PostNapisane: 27 cze 2006, 22:46
przez brii
Przyznam się bez bicia, że niekiedy wyrzucam ogryzki z jabłek do rowu jak jadę po jakiejś lokalnej drodze... Sądzę, że nie jest to przestęstwo. Jednak wyrzucanie większych rzeczy, czegokolwiek na trasie szybkiego ruchu albo wogóle na drogę czy chodnik jest niedopuszczalne!! <killer>

PostNapisane: 28 cze 2006, 05:17
przez andrev001
brii napisał(a):Przyznam się bez bicia, że niekiedy wyrzucam ogryzki z jabłek do rowu jak jadę po jakiejś lokalnej drodze



Nie sądzisz, że mogło tam być jakieś biedne zwierzątko ;)??

ŚMIECIOM NA DRODZE MÓWIMY !! NIE !!

PostNapisane: 28 cze 2006, 08:16
przez KyRy
jacobs napisał(a):to jest Polska......

...tu sie ciężko oddycha...

PostNapisane: 28 cze 2006, 09:53
przez Italiano
qlesh napisał(a):To smutne, ze jestesmy jeszcze daleko za europą...nie tylko z kultura na drodze


jacobs napisał(a):to jest Polska......

Moge jedynie was pocieszyć że nie tylko w Polsce sie dzieją takie żeczy (niestety)...Włosi to tłumoki i bałwany...za grosz kultury na drodze <killer> dobrze że tu jeździ tak dużo Niemców (wiadomo... kraj turystyczny) to troche tej kultury sie udzieli.

PostNapisane: 28 cze 2006, 10:00
przez Grzyby
Ja mam wiecznie syf w środku.
A dlatego, że wszystkie śmieci "kiszę" i przy okazji przebywania w okolicach śmietnika wynoszę je ładnie.
Czasem dziewię się, że tyle się tego uzbierało <lol>

Ale takie zachowanie jak opisane w poprzednich postach jest dla mnie niepojęte :|
Nawet jak mam pełną popiołkę to kilka petów wrzucam do pustej paczki po fajkach (tych mi z reguły nie brakuje <lol> )

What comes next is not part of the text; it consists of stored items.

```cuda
int gemm_f16(cudaStream_t stream, const h16* A, int lda, int M, int K, const h16* W, int N,
              const GemmEpilogue& epi, int force_bn) {
  HM_TRY(gemm_init());
  HM_CHECK(M > 0 && N > 0 && K > 0, "gemm: empty problem M=%d N=%d K=%d", M, N, K);
  HM_CHECK(N % 32 == 0, "gemm: N=%d must be a multiple of 32 (pad the weight)", N);
  HM_CHECK(K % 8 == 0 && lda % 8 == 0, "gemm: K=%d and lda=%d must be multiples of 8", K, lda);
  HM_CHECK((reinterpret_cast<uintptr_t>(A) & 15) == 0 && (reinterpret_cast<uintptr_t>(W) & 15) == 0,
           "gemm: operands must be 16-byte aligned");
  HM_CHECK(epi.out_f32 != nullptr || epi.out_f16 != nullptr, "gemm: no output");
  HM_CHECK(epi.out_f32 == nullptr || epi.ld32 % 4 == 0, "gemm: ld32 must be a multiple of 4");
  HM_CHECK(epi.out_f16 == nullptr || epi.ld16 % 8 == 0, "gemm: ld16 must be a multiple of 8");
  HM_CHECK(epi.residual == nullptr || epi.ldr % 4 == 0, "gemm: ldr must be a multiple of 4");
  int bn = force_bn;
  if (epi.ln_gamma != nullptr) {
    HM_CHECK(N == 64 || N == 96 || N == 128 || N == 192 || N == 256,
             "gemm: fused LayerNorm needs N in {64,96,128,192,256}, got %d", N);
    HM_CHECK(epi.ln_beta != nullptr, "gemm: ln_beta missing");
    bn = N;
  }
  if (bn == 0) {
    const int cands[5] = {256, 192, 128, 96, 64};
    const int mt = ceil_div(M, BM);
    int smallest = 0;
    for (int i = 0; i < 5; ++i) {
      if (N % cands[i] != 0) continue;
      smallest = cands[i];
      if (bn == 0 && mt * (N / cands[i]) >= num_sms()) bn = cands[i];
    }
    if (bn == 0) bn = smallest;
    HM_CHECK(bn != 0, "gemm: N=%d is not a multiple of 64 or 96", N);
  }
  if (force_bn == 0 && epi.ln_gamma == nullptr && K >= 1024 && N % 192 == 0 && M >= 4 * BM)
    return launch2<192>(stream, A, lda, M, K, W, N, epi);
  if (force_bn == 2192 || force_bn == 2256) {
    bn = force_bn - 2000;
    HM_CHECK(N % bn == 0 && epi.ln_gamma == nullptr, "gemm: pair kernel needs N %% %d == 0 and no fused LayerNorm", bn);
    return bn == 192 ? launch2<192>(stream, A, lda, M, K, W, N, epi) : launch2<256>(stream, A, lda, M, K, W, N, epi);
  }
  HM_CHECK(N % bn == 0, "gemm: N=%d not divisible by tile width %d", N, bn);
  switch (bn) {
    case 64: return launch<64>(stream, A, lda, M, K, W, N, epi);
    case 96: return launch<96>(stream, A, lda, M, K, W, N, epi);
    case 128: return launch<128>(stream, A, lda, M, K, W, N, epi);
    case 192: return launch<192>(stream, A, lda, M, K, W, N, epi);
    case 256: return launch<256>(stream, A, lda, M, K, W, N, epi);
  }
  HM_CHECK(false, "gemm: unsupported tile width %d", bn);
  return -2;
}

}
```

handwritten_math_ocr_api_b200/csrc/gemm.cuh:

```cuda
#pragma once
#include "common.cuh"

namespace hmocr {

struct GemmEpilogue {
  const float* bias = nullptr;
  int act = 0;
  const float* residual = nullptr;
  int ldr = 0;
  float* out_f32 = nullptr;
  int ld32 = 0;
  h16* out_f16 = nullptr;
  int ld16 = 0;
  const float* ln_gamma = nullptr;
  const float* ln_beta = nullptr;
};

int gemm_f16(cudaStream_t stream, const h16* A, int lda, int M, int K, const h16* W,
              int N, const GemmEpilogue& epi, int force_bn = 0);

bool conv_tiling(int Ho, int Wo, int* tw, int* th, int* tn);
int gemm_conv_f16(cudaStream_t stream, const h16* x, int B, int H, int W, int Cin, int ksize, int stride, int pad,
                  const h16* Wt, int N, const GemmEpilogue& epi);

int gemm_init();
int gemm_tensor_map(const void* ptr, int rows, int cols, int ld, int box_rows, CUtensorMap* out);
int gemm_num_sms();
void gemm_set_debug(int v);

}
```

handwritten_math_ocr_api_b200/csrc/kernels.cuh:

```cuda
#pragma once
#include "common.cuh"

namespace hmocr {

int layernorm(cudaStream_t st, const float* x, int rows, int C, const float* gamma, const float* beta,
              h16* out16, float* out32);
int patch_merge_ln(cudaStream_t st, const float* x, int B, int H, int W, int Cin, const float* gamma,
                   const float* beta, h16* out16);
int patch_embed(cudaStream_t st, const float* images, int B, const float* w, const float* b, const float* g,
                const float* beta, float* x);
int window_attention(cudaStream_t st, const h16* qkv, const float* qkv_bias, const float* rel_bias, int B,
                     int H, int W, int C, int heads, int shift, h16* ctx);

bool swin_mlp_supported(int C);
int swin_mlp(cudaStream_t st, const h16* xn, int M, int C, const h16* w1, const float* b1, const h16* w2,
             const float* b2, float* x);

struct DecodeState {
  int step;
  int finished_count;
  int steps_executed;
  int last_eos;
};

int embed_tokens(cudaStream_t st, const int64_t* tok, int ld_tok, int B, int T, const float* emb, const float* pos,
                 int d, int vocab, float* x32, h16* x16);

int mha_prefill_self(cudaStream_t st, const h16* qkv16, int B, int T, int nhead, h16* ctx16, bool causal = true);
int mha_full_mma(cudaStream_t st, const h16* qkv, int B, int T, int nhead, h16* ctx);
int mha_prefill_cross(cudaStream_t st, const h16* q16, const h16* memkv, int ld_mem, int koff,
                      int voff, int B, int T, int S, int nhead, h16* ctx16);

int self_attn_step(cudaStream_t st, const DecodeState* state, const h16* qkv16, h16* kcache,
                   h16* vcache, int rows, int nhead, int tmax, h16* ctx16);
int cross_attn_step(cudaStream_t st, const h16* q16, const h16* memkv, int ld_mem, int koff,
                    int voff, const int* mem_row, int rows, int S, int nhead, h16* ctx16);

int greedy_select(cudaStream_t st, DecodeState* state, const float* logits, int ld, int n_valid, int rows,
                  int64_t* tokens, int ld_tok, float* logprob, int max_len, int eos, uint8_t* finished,
                  const float* emb, const float* pos, int d, int max_pos, float* x32, h16* x16);
int advance_step(cudaStream_t st, DecodeState* state);
int pack_tokens(cudaStream_t st, const int64_t* tokens, int rows, int ld_tok, int sos, int eos, int pad, int32_t* lengths,
                int32_t* packed);
int init_decode(cudaStream_t st, DecodeState* state, int64_t* tokens, int ld_tok, int rows, int sos, int pad,
                uint8_t* finished, float* logprob, int max_len);
int finalize_decode(cudaStream_t st, const DecodeState* state, int64_t* tokens, int ld_tok, int rows, int max_len,
                    int pad, float* logprob, int32_t* steps_out);

int conv7x7_bn_relu(cudaStream_t st, const float* images, int B, const float* w, const float* bias, h16* out);
int maxpool3x3s2(cudaStream_t st, const h16* in, int B, int H, int W, int C, h16* out16, float* out32);
int im2col(cudaStream_t st, const h16* in, int B, int H, int W, int C, int k, int stride, int pad, h16* out);
int avgpool_h(cudaStream_t st, const float* in, int B, int H, int W, int C, h16* out);
int add_pos_permute(cudaStream_t st, const float* x, const float* pos, int B, int S, int d, float* o32, h16* o16);
int permute_back(cudaStream_t st, const float* x, int B, int S, int d, float* o32, h16* o16);
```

PostNapisane: 28 cze 2006, 17:56
przez andi68
Bardzo wk... a mnie, gdy z jadącego przede mną samochodu wypada palący się niedopałek papierosa i ląduje na ulicy i pod moim autem. <killer>

Z tego powodu kiedyś powiedziałem kilka niemiłych słów pasażerce, która wyrzuciła niedopałek w czasie postoju na skrzyżowaniu wprost pod koła radiowozu. Czekałem na mandat ale policjanci to olali- na szczęście.
Było to kilka lat temu (miałem inny samochód) ; teraz w maździe nikomu nie pozwalam palić, nawet sobie. :D

PostNapisane: 28 cze 2006, 22:21
przez Briareos
brii napisał(a):Przyznam się bez bicia, że niekiedy wyrzucam ogryzki z jabłek do rowu jak jadę po jakiejś lokalnej drodze

To ja też się przyznam do tego :P Ew. czasem w dłuższej trasie jem jakieś kanapki (nie ja prowadzę wtedy), to okruszki lądują też za oknem. Ogólnie mam taką zasadę, że "biologiczne" odpadki to czasem wyrzucę, ale też tylko do rowu – na drogach, na których łatwiej trafić na traktor niż inny samochód. Cała reszta śmieci, jeśli się jakieś pojawią, ląduje pod/za siedzeniami i jest usuwana do koszy podczas postojów.

A nie drażnią was ludzie, którzy kupują żarcie na wynos, siadają sobie bokiem w otwartych drzwiach i konsumują – a potem wszystko co zostanie ląduje dokładnie w tym miejscu, oni się obracają, zamykają drzwi i odjeżdżają? Tudzież ci "dowcipnisie", dla których najlepszym żartem jest podłożyć te śmieci (wliczając w to butelki, także szklane) innym pod koła na parkingu?

PostNapisane: 28 cze 2006, 22:30
przez marakus
A nie drażnią was ludzie, którzy kupują żarcie na wynos, siadają sobie bokiem w otwartych drzwiach i konsumują – a potem wszystko co zostanie ląduje dokładnie w tym miejscu, oni się obracają, zamykają drzwi i odjeżdżają? Tudzież ci "dowcipnisie", dla których najlepszym żartem jest podłożyć te śmieci (wliczając w to butelki, także szklane) innym pod koła na parkingu?